- **TASK BRIEF**: How many lines of these records hold the string "define"? Reply with the number alone.

** MATERIAL PROVIDED follows **

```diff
@@ -84,6 +85,15 @@
             w = self.weight.detach().permute(0, 2, 3, 1).reshape(self.weight.shape[0], -1)
             c = (key, w.to(device=ctx.device, dtype=ctx.dtype).contiguous())
             self._imh_packed = c
+        return c[1]
+
+    def packed_phase(self, ctx):
+        from .ctx import phase_pack
+        key = (_vkey(self.weight), ctx.dtype, str(ctx.device))
+        c = getattr(self, "_imh_packed_phase", None)
+        if c is None or c[0] != key:
+            c = (key, phase_pack(self.weight).to(device=ctx.device, dtype=ctx.dtype).contiguous())
+            self._imh_packed_phase = c
         return c[1]
 
 
@@ -681,7 +691,11 @@
             if blk.upsamplers is not None:
                 ctx.tag = 40 + bi
                 u = blk.upsamplers[0].conv
-                r_ = ctx.conv3x3(h.t, u.packed(ctx), bias=_b(u, ctx), up=1, descr="upsample", gn_groups=1 if ho else 0)
+                Bu, Hu, Wu, Cu = h.t.shape
+                if UPSAMPLE_PHASE and ctx.conv_up_phase_cfg(Bu, Hu, Wu, Cu, u.weight.shape[0]) is not None:
+                    r_ = ctx.conv3x3(h.t, None, bias=_b(u, ctx), up=2, w_phase=u.packed_phase(ctx), descr="upsample", gn_groups=1 if ho else 0)
+                else:
+                    r_ = ctx.conv3x3(h.t, u.packed(ctx), bias=_b(u, ctx), up=1, descr="upsample", gn_groups=1 if ho else 0)
                 h.free(ctx)
                 h = Feat(*r_) if ho else Feat(r_)
         ctx.tag = 60
diff --git a/include/imh.h b/include/imh.h
--- a/include/imh.h
+++ b/include/imh.h
@@ -8,7 +8,7 @@
 extern "C" {
 #endif
 
-#define IMH_ABI_VERSION 11
+#define IMH_ABI_VERSION 12
 
 enum imh_status {
     IMH_OK = 0,
```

** End of MATERIAL PROVIDED **

- **FINISHED EXERCISE**: 2